Stored data entries:
------------------------------------------------------------------------

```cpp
static void build_resize_axis(int s, int d, std::vector<ResizeTap>& out) {
  const double scale = 1.0 / ((double)d / s);
  for (int i = 0; i < d; ++i) {
    float f = (float)((i + 0.5) * scale - 0.5);
    int si = cv_floor_f(f);
// ... 927 lines not shown
    for (int s = 0; s < ns; ++s) {
      const int32_t k = cnt[(size_t)s];
      if (!k) continue;
      HIP_TRY(c, hipMemcpyAsync(rec.data() + n, c->d_scr_a + (size_t)slot * c->scratch_pitch + L.cand_base + (size_t)s * L.shard_cap, sizeof(uint32_t) * k,
                                hipMemcpyDeviceToHost, c->stream));
      n += k;
    }
    HIP_TRY(c, hipStreamSynchronize(c->stream));
    if (rec.empty()) rec.resize(1);
  } else {
    HIP_TRY(c, hipMemcpyAsync(&n, c->d_n_cand + (size_t)slot * c->cfg.n_levels + level, sizeof(int32_t), hipMemcpyDeviceToHost, c->stream));
    HIP_TRY(c, hipStreamSynchronize(c->stream));
    n = std::min<int32_t>(std::max(n, 0), (int32_t)L.cand_cap);
    rec.resize((size_t)std::max(n, 1));
    if (n) HIP_TRY(c, hipMemcpyAsync(rec.data(), c->d_scr_a + (size_t)slot * c->scratch_pitch + L.cand_base, sizeof(uint32_t) * n, hipMemcpyDeviceToHost, c->stream));
    HIP_TRY(c, hipStreamSynchronize(c->stream));
  }
  std::vector<std::pair<uint64_t, uint32_t>> keyed((size_t)n);
  for (int i = 0; i < n; ++i) {
    const uint32_t x = ORBFE_REC_X(rec[i]), y = ORBFE_REC_Y(rec[i]);
    const uint32_t jdx = std::min<uint32_t>((x - 3) / L.w_cell, L.n_cols - 1), idx = std::min<uint32_t>((y - 3) / L.h_cell, L.n_rows - 1);
    keyed[i] = {((uint64_t)(idx * L.n_cols + jdx) << 24) | ((uint64_t)y << 12) | x, rec[i]};
  }
  std::sort(keyed.begin(), keyed.end());
  for (int i = 0; i < n && xyr && i < cap; ++i) {
    xyr[3 * i] = (float)ORBFE_REC_X(keyed[i].second);
    xyr[3 * i + 1] = (float)ORBFE_REC_Y(keyed[i].second);
    xyr[3 * i + 2] = (float)ORBFE_REC_R(keyed[i].second);
  }
  *n_out = n;
  return ORBFE_OK;
}

}
```

### orb_slam2_ros2_amd/csrc/orbfe_ctx.h

```cpp
#pragma once
#include <hip/hip_runtime.h>
#include <sched.h>

#include <algorithm>
#include <cctype>
#include <cmath>
#include <cstdarg>
#include <cstdio>
#include <cstdlib>
#include <cstring>
#include <atomic>
#include <chrono>
#include <mutex>
#include <string>
#include <limits>
#include <memory>
#include <vector>

#include "orbfe_internal.h"
#include "scratch_layout.h"
#include "search_area_layout.h"
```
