@@ -59,31 +61,33 @@
     }
   }
 
+  const unsigned kdma_voff = (unsigned)(((lane >> 2) * 4 + ((lane & 3) ^ ((lane >> 4) & 3))) * 16);
+  const unsigned lds0 = (unsigned)(size_t)(lds_byte*)&smem[0][0];
+  const unsigned char* kdma = reinterpret_cast<const unsigned char*>(ks);
+  auto dma_k = [&](int t, int buf) {
+    const int w3 = __builtin_amdgcn_readfirstlane(wave) * 3;
+#pragma unroll
+    for (int i = 0; i < 3; ++i) {
+      const int run = w3 + i, p = run >> 2, quarter = run & 3;
+      const unsigned char* src = kdma + (size_t)p * (piece * 2) + (size_t)t * KPART + quarter * 1024;
+      const unsigned dst = __builtin_amdgcn_readfirstlane(lds0 + buf * BUFB + run * 1024);
+      dma_1k(src, kdma_voff, dst);
+    }
+  };
   const unsigned char* gsrc[NLD];
   int lds_off[NLD];
-  int gstep[NLD];
 #pragma unroll
   for (int i = 0; i < NLD; ++i) {
-    const int c = i * THREADS + tid;
-    if (c < NKC) {
-      const int p = c / (KT * D / 8), rem = c - p * (KT * D / 8);
-      const int key = rem / (D / 8), part = rem - key * (D / 8);
-      gsrc[i] = reinterpret_cast<const unsigned char*>(ks + p * piece) + (size_t)rem * 16;
-      lds_off[i] = p * KPART + key * KROWB + part * 16;
-      gstep[i] = KT * D * 2;
-    } else {
-      const int cv = c - NKC;
-      const int p = cv / (D * 8), rem = cv - p * (D * 8);
-      const int d = rem >> 3, seg = rem & 7;
-      gsrc[i] = reinterpret_cast<const unsigned char*>(vs + p * piece + (size_t)d * L) + seg * 16;
-      lds_off[i] = VBASE + p * VPART + d * VROWB + seg * 16;
-      gstep[i] = KT * 2;
-    }
+    const int cv = i * THREADS + tid;
+    const int p = cv / (D * 8), rem = cv - p * (D * 8);
+    const int d = rem >> 3, seg = rem & 7;
+    gsrc[i] = reinterpret_cast<const unsigned char*>(vs + p * piece + (size_t)d * L) + seg * 16;
+    lds_off[i] = VBASE + p * VPART + d * VROWB + seg * 16;
   }
   u32x4 stage[NLD];
   auto stage_load = [&](int t) {
 #pragma unroll
-    for (int i = 0; i < NLD; ++i) stage[i] = *reinterpret_cast<const u32x4*>(gsrc[i] + (size_t)t * gstep[i]);
+    for (int i = 0; i < NLD; ++i) stage[i] = *reinterpret_cast<const u32x4*>(gsrc[i] + (size_t)t * (KT * 2));
   };
   auto stage_store = [&](int buf) {
 #pragma unroll
@@ -94,31 +98,34 @@
     }
   };
 
-  const int kaddr = l31 * KROWB + 16 * h;
+  int kaddr[KS];
+#pragma unroll
+  for (int s = 0; s < KS; ++s) kaddr[s] = l31 * KROWB + 16 * ((2 * s + h) ^ ((l31 >> 2) & 3));
   int vaddr[2];
 #pragma unroll
   for (int p = 0; p < 2; ++p) vaddr[p] = p * VPART + l31 * VROWB + 8 * h;
 
-  f32x16 O[2], negm16;
+  f32x16 O[2], negm16[2];
   f32x2 l_run[2];
-  float negm2[2] = {0.f, 0.f};
 #pragma unroll
   for (int G = 0; G < 2; ++G) {
     l_run[G] = f32x2{0.f, 0.f};
 #pragma unroll
-    for (int r = 0; r < 16; ++r) O[G][r] = 0.f;
-  }
-#pragma unroll
-  for (int r = 0; r < 16; ++r) negm16[r] = 0.f;
-
-  auto load_k = [&](int buf, int kb, u32x4 (&kop)[NQT][KS]) {
-    const unsigned char* kbuf = smem[buf] + kb * 32 * KROWB + kaddr;
+    for (int r = 0; r < 16; ++r) { O[G][r] = 0.f; negm16[G][r] = 0.f; }
+  }
+
+  u32x4 kop[NQT][KS];
+  u32x4 vop[2][2];
+  f32x16 S[2];
+  u32x4 pop[2][2][2];
+  auto load_k = [&](int buf, int kb) {
+    const unsigned char* kbuf = smem[buf] + kb * 32 * KROWB;
 #pragma unroll
     for (int p = 0; p < NQT; ++p)
 #pragma unroll
-      for (int s = 0; s < KS; ++s) kop[p][s] = *reinterpret_cast<const u32x4*>(kbuf + p * KPART + 32 * s);
-  };
-  auto load_v = [&](int buf, int kb, u32x4 (&vop)[2][2]) {
+      for (int s = 0; s < KS; ++s) kop[p][s] = *reinterpret_cast<const u32x4*>(kbuf + p * KPART + kaddr[s]);
+  };
+  auto load_v = [&](int buf, int kb) {
     const unsigned char* vbuf = smem[buf] + VBASE + kb * 64;
 #pragma unroll
     for (int ab = 0; ab < 2; ++ab)
@@ -130,43 +137,82 @@
         vop[ab][p] = u32x4{lo[0], lo[1], hi2[0], hi2[1]};
       }
   };
-  auto qk = [&](const u32x4 (&kop)[NQT][KS], int G, f32x16 c) {
-    f32x16 S = c;
-#pragma unroll
-    for (int term = 0; term < NQT; ++term)
-#pragma unroll
-      for (int s = 0; s < KS; ++s) {
-        u32x4 qb = qop[G][term][s];
-        if ((HDIFF_MUTANT & 2) && term == 1)
-#pragma unroll
-          for (int w = 0; w < 4; ++w) qb[w] &= 0xffe0ffe0u;
-        S = mfma_f16(kop[term][s], qb, S);
-      }
-    return S;
-  };
-  auto exp_pairs = [&](const f32x16& S, u32x4 (&pop)[2][2], float& sum0, float& sum1) {
-    sum0 = 0.f; sum1 = 0.f;
+  constexpr int NQK = NQT * KS, NPV = 6;
+  auto qk_mfma = [&](int G, int n) {
+    const int term = n / KS, s = n - term * KS;
+    u32x4 qb = qop[G][term][s];
+    if ((HDIFF_MUTANT & 2) && term == 1)
+#pragma unroll
+      for (int w = 0; w < 4; ++w) qb[w] &= 0xffe0ffe0u;
+    S[G] = mfma_f16(kop[term][s], qb, n == 0 ? negm16[G] : S[G]);
+  };
+  auto pv_mfma = [&](int G, int n) {
+    const int ab = n / 3, term = n - ab * 3;
+    O[G] = mfma_f16(vop[ab][term == 0 ? 1 : 0], pop[G][ab][term == 1 ? 1 : 0], O[G]);
+  };
+  auto exp_pairs = [&](const f32x16& Sq, u32x4 (&pp)[2][2], float& sum0, float& sum1) {
 #pragma unroll
     for (int j = 0; j < 4; ++j) {
-      const float p0 = __builtin_amdgcn_exp2f(S[4 * j]), p1 = __builtin_amdgcn_exp2f(S[4 * j + 1]);
-      const float p2 = __builtin_amdgcn_exp2f(S[4 * j + 2]), p3 = __builtin_amdgcn_exp2f(S[4 * j + 3]);
-      sum0 += p0 + p2;
-      sum1 += p1 + p3;
+      const float p0 = __builtin_amdgcn_exp2f(Sq[4 * j]), p1 = __builtin_amdgcn_exp2f(Sq[4 * j + 1]);
+      const float p2 = __builtin_amdgcn_exp2f(Sq[4 * j + 2]), p3 = __builtin_amdgcn_exp2f(Sq[4 * j + 3]);
+      sum0 = (j == 0) ? p0 + p2 : sum0 + (p0 + p2);
+      sum1 = (j == 0) ? p1 + p3 : sum1 + (p1 + p3);
       unsigned a0, a1, c0, c1;
       split2(p0, p1, one, a0, a1);
       split2(p2, p3, one, c0, c1);
       const int ab = j >> 1, o = (j & 1) * 2;
-      pop[ab][0][o] = a0; pop[ab][1][o] = a1;
-      pop[ab][0][o + 1] = c0; pop[ab][1][o + 1] = c1;
-    }
-  };
-  auto softmax_pairs = [&](f32x16& S, int G, u32x4 (&pop)[2][2]) {
+      pp[ab][0][o] = a0; pp[ab][1][o] = a1;
+      pp[ab][0][o + 1] = c0; pp[ab][1][o + 1] = c1;
+    }
+  };
+  auto stage_fn = [&](auto g_tag, auto pend_tag, int kload_buf, int kload_kb, int vload_buf, int vload_kb) __attribute__((always_inline)) {
+    constexpr int G = decltype(g_tag)::value;
+    constexpr bool PEND = decltype(pend_tag)::value;
+    constexpr int NM = NQK + (PEND ? NPV : 0);
+    if (kload_buf >= 0) load_k(kload_buf, kload_kb);
     float sum0, sum1;
-    exp_pairs(S, pop, sum0, sum1);
+    float pe[4][4], ad[4][2];
+    unsigned u[4][2], r2[4][2];
+    _Float16 rl[4][2];
+    auto vstep = [&](int n) {
+      const int j = n / 14, r = n - j * 14;
+      if (r < 4) pe[j][r] = __builtin_amdgcn_exp2f(S[G][4 * j + r]);
+      else if (r < 6) {
+        const f16x2 p = {(_Float16)pe[j][2 * (r - 4)], (_Float16)pe[j][2 * (r - 4) + 1]};
+        unsigned w = __builtin_bit_cast(unsigned, p);
+        asm("" : "+v"(w));
+        u[j][r - 4] = w;
+      } else if (r < 8) ad[j][r - 6] = pe[j][r - 6] + pe[j][r - 6 + 2];
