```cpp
template <typename T>
static int dispatch_full(const void *e, const void *d, void *rm, int64_t C, int64_t G, int64_t ld, int64_t cell0,
                         int64_t C_out, int64_t ld_rm, int transform, double psc, int accumulate, hipStream_t st)
{
    dim3 grid((unsigned)((C + FULL_TI - 1) / FULL_TI), (unsigned)((C_out + FULL_TC - 1) / FULL_TC));
#define VCY_CASE(TR)                                                                                                        \
    if (transform == TR) {                                                                                                  \
        hipLaunchKernelGGL((k_cdc_full<T, TR>), grid, dim3(256), 0, st, (const T *)e, (const T *)d, (T *)rm, (int)C, (int)G, \
                           ld, cell0, (int)C_out, ld_rm, (T)psc, accumulate);                                              \
        VCY_LAUNCH_CHECK();                                                                                                 \
        return VCY_OK;                                                                                                      \
    }
    VCY_CASE(VCY_LINEAR)
    VCY_CASE(VCY_SQRT)
    VCY_CASE(VCY_LOG10)
#undef VCY_CASE
    return fail(VCY_ERR_INVALID, "%s: bad transform", "coldeltacor_full");
}

}

using namespace vcy;

static int check_partial_args(const char *who, const void *e, const void *d, const int32_t *ixs, const void *out, int64_t C, int64_t G, int64_t ld,
                              int64_t cell0, int64_t C_out, int64_t d_row0, int64_t nrndm, int dtype)
{
    if (!(e && d && ixs && out)) return fail(VCY_ERR_INVALID, "%s: null pointer", who);
    if (!(C > 0 && G > 0 && nrndm > 0 && C_out > 0 && cell0 >= 0 && cell0 + C_out <= C)) return fail(VCY_ERR_INVALID, "%s: bad shape", who);
    if (ld < G) return fail(VCY_ERR_INVALID, "%s: ld < G", who);
    if (!(d_row0 >= 0 && d_row0 <= cell0)) return fail(VCY_ERR_INVALID, "%s: d must cover cells cell0..cell0+C_out-1", who);
    if (!(dtype == VCY_F32 || dtype == VCY_F64)) return fail(VCY_ERR_INVALID, "%s: bad dtype", who);
    if (ld % (dtype == VCY_F32 ? 4 : 2) != 0) return fail(VCY_ERR_INVALID, "%s: ld must keep rows 16-byte aligned", who);
    if (((uintptr_t)e % 16) || ((uintptr_t)d % 16)) return fail(VCY_ERR_INVALID, "%s: e/d must be 16-byte aligned", who);
    return VCY_OK;
}

extern "C" int vcy_coldeltacor_partial(const void *e, const void *d, const int32_t *ixs, void *out, const int32_t *order,
                                       int64_t C, int64_t G, int64_t ld, int64_t cell0, int64_t C_out, int64_t d_row0,
                                       int64_t nrndm, int transform, int rules, double psc, int dtype, vcy_stream stream)
{
    int rc = check_partial_args("coldeltacor_partial", e, d, ixs, out, C, G, ld, cell0, C_out, d_row0, nrndm, dtype);
    if (rc) return rc;
    hipStream_t st = as_stream(stream);
    if (dtype == VCY_F32) return dispatch_partial<float>(e, d, nullptr, ixs, out, nullptr, order, G, ld, cell0, C_out, d_row0, nrndm, transform, rules, psc, st);
    return dispatch_partial<double>(e, d, nullptr, ixs, out, nullptr, order, G, ld, cell0, C_out, d_row0, nrndm, transform, rules, psc, st);
}

extern "C" int vcy_coldeltacor_partial_dual(const void *e, const void *d, const void *d_rndm, const int32_t *ixs, void *out, void *out_rndm,
                                            const int32_t *order, int64_t C, int64_t G, int64_t ld, int64_t cell0, int64_t C_out, int64_t d_row0,
                                            int64_t nrndm, int transform, int rules, double psc, int dtype, vcy_stream stream)
{
    int rc = check_partial_args("coldeltacor_partial_dual", e, d, ixs, out, C, G, ld, cell0, C_out, d_row0, nrndm, dtype);
    if (rc) return rc;
    VCY_REQUIRE(d_rndm && out_rndm && out_rndm != out, "coldeltacor_partial_dual: d_rndm / out_rndm missing");
    VCY_REQUIRE((uintptr_t)d_rndm % 16 == 0, "coldeltacor_partial_dual: d_rndm must be 16-byte aligned");
    hipStream_t st = as_stream(stream);
    if (dtype == VCY_F32) return dispatch_partial<float>(e, d, d_rndm, ixs, out, out_rndm, order, G, ld, cell0, C_out, d_row0, nrndm, transform, rules, psc, st);
    return dispatch_partial<double>(e, d, d_rndm, ixs, out, out_rndm, order, G, ld, cell0, C_out, d_row0, nrndm, transform, rules, psc, st);
}

extern "C" int vcy_coldeltacor_partial_fused(const void *Sx_sz, const void *Ux_sz, const float *gamma, const float *q, const int32_t *ixs,
                                            void *out, const int32_t *order, int64_t C, int64_t G, int64_t ld, int64_t cell0, int64_t C_out,
                                            int64_t u_row0, int64_t nrndm, int transform, int rules, double psc, double dt_shift,
                                            double used_dt, int dtype, vcy_stream stream)
{
    int rc = check_partial_args("coldeltacor_partial_fused", Sx_sz, Ux_sz, ixs, out, C, G, ld, cell0, C_out, u_row0, nrndm, dtype);
    if (rc) return rc;
    VCY_REQUIRE(gamma, "coldeltacor_partial_fused: null pointer");
    hipStream_t st = as_stream(stream);
    if (dtype == VCY_F32) {
        FuseArgs<float> f{(const float *)Ux_sz, gamma, q, (float)dt_shift, (float)used_dt};
        return dispatch_partial<float>(Sx_sz, Ux_sz, nullptr, ixs, out, nullptr, order, G, ld, cell0, C_out, u_row0, nrndm, transform, rules, psc, st, f);
    }
    FuseArgs<double> f{(const double *)Ux_sz, gamma, q, dt_shift, used_dt};
    return dispatch_partial<double>(Sx_sz, Ux_sz, nullptr, ixs, out, nullptr, order, G, ld, cell0, C_out, u_row0, nrndm, transform, rules, psc, st, f);
}

extern "C" int vcy_coldeltacor_partial_fused_dual(const void *Sx_sz, const void *Ux_sz, const float *gamma, const float *q, const void *d_rndm,
                                                 const int32_t *ixs, void *out, void *out_rndm, const int32_t *order, int64_t C, int64_t G, int64_t ld,
                                                 int64_t cell0, int64_t C_out, int64_t u_row0, int64_t nrndm, int transform, int rules, double psc,
                                                 double dt_shift, double used_dt, int dtype, vcy_stream stream)
{
    int rc = check_partial_args("coldeltacor_partial_fused_dual", Sx_sz, Ux_sz, ixs, out, C, G, ld, cell0, C_out, u_row0, nrndm, dtype);
    if (rc) return rc;
    VCY_REQUIRE(gamma && d_rndm && out_rndm && out_rndm != out, "coldeltacor_partial_fused_dual: null pointer");
    VCY_REQUIRE((uintptr_t)d_rndm % 16 == 0, "coldeltacor_partial_fused_dual: d_rndm must be 16-byte aligned");
    hipStream_t st = as_stream(stream);
    if (dtype == VCY_F32) {
        FuseArgs<float> f{(const float *)Ux_sz, gamma, q, (float)dt_shift, (float)used_dt};
        return dispatch_partial<float>(Sx_sz, Ux_sz, d_rndm, ixs, out, out_rndm, order, G, ld, cell0, C_out, u_row0, nrndm, transform, rules, psc, st, f);
    }
    FuseArgs<double> f{(const double *)Ux_sz, gamma, q, dt_shift, used_dt};
    return dispatch_partial<double>(Sx_sz, Ux_sz, d_rndm, ixs, out, out_rndm, order, G, ld, cell0, C_out, u_row0, nrndm, transform, rules, psc, st, f);
}

extern "C" int vcy_coldeltacor_full(const void *e, const void *d, void *rm, int64_t C, int64_t G, int64_t ld, int64_t cell0,
                                    int64_t C_out, int64_t ld_rm, int transform, double psc, int accumulate, int dtype,
                                    vcy_stream stream)
{
    VCY_REQUIRE(e && d && rm, "coldeltacor_full: null pointer");
    VCY_REQUIRE(C > 0 && G > 0 && C_out > 0 && cell0 >= 0 && cell0 + C_out <= C && ld >= G && ld_rm >= C, "coldeltacor_full: bad shape");
    VCY_REQUIRE(dtype == VCY_F32 || dtype == VCY_F64, "coldeltacor_full: bad dtype");
    hipStream_t st = as_stream(stream);
    if (dtype == VCY_F32) return dispatch_full<float>(e, d, rm, C, G, ld, cell0, C_out, ld_rm, transform, psc, accumulate, st);
    return dispatch_full<double>(e, d, rm, C, G, ld, cell0, C_out, ld_rm, transform, psc, accumulate, st);
}

extern "C" int vcy_scatter_rows(const void *vals, const int32_t *ixs, void *rm, int64_t C_out, int64_t nrndm, int64_t ld_rm,
                                int dtype, vcy_stream stream)
{
    VCY_REQUIRE(vals && ixs && rm && C_out > 0 && nrndm > 0, "scatter_rows: bad arguments");
    const int64_t total = C_out * nrndm;
    const int blocks = (int)((total + 255) / 256 > 4096 ? 4096 : (total + 255) / 256);
    hipStream_t st = as_stream(stream);
    if (dtype == VCY_F32) hipLaunchKernelGGL(k_scatter_rows<float>, dim3(blocks), dim3(256), 0, st, (const float *)vals, ixs, (float *)rm, total, (int)nrndm, ld_rm);
    else if (dtype == VCY_F64) hipLaunchKernelGGL(k_scatter_rows<double>, dim3(blocks), dim3(256), 0, st, (const double *)vals, ixs, (double *)rm, total, (int)nrndm, ld_rm);
    else return fail(VCY_ERR_INVALID, "%s: bad dtype", "scatter_rows");
    VCY_LAUNCH_CHECK();
    return VCY_OK;
}
```

Before: 227,300.

## Make grouped colDeltaCor kernel persistent with per-XCD atomic work queues and stealing

Turns the grouped partial kernel into a persistent kernel that launches about one block per CU. Each block takes work units from one of eight per-XCD atomic queue heads chosen by the hardware XCD id, and steals from the queue with the most work left once its own queue is empty. Kernel arguments are packed into a struct and re-read through the kernarg pointer on every loop iteration to limit register pressure. The aim is better load balance and cache locality per XCD, at the cost of an extra memset, atomics per unit, and a lazily allocated queue buffer per stream.

```diff
diff --git a/velocyto.py_amd/csrc/coldeltacor.hip b/velocyto.py_amd/csrc/coldeltacor.hip
--- a/velocyto.py_amd/csrc/coldeltacor.hip
+++ b/velocyto.py_amd/csrc/coldeltacor.hip
@@ -3,7 +3,10 @@
 #ifndef VCY_EXP
 #define VCY_EXP 0
 #endif
+#include <map>
+#include <mutex>
 #include <type_traits>
+#include <utility>
 
 namespace vcy {
 
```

------------------------------------------------------------------------

* **TASK**
Find how many lines above include "gstep", then write only that count.

* **ANSWER SPACE**
4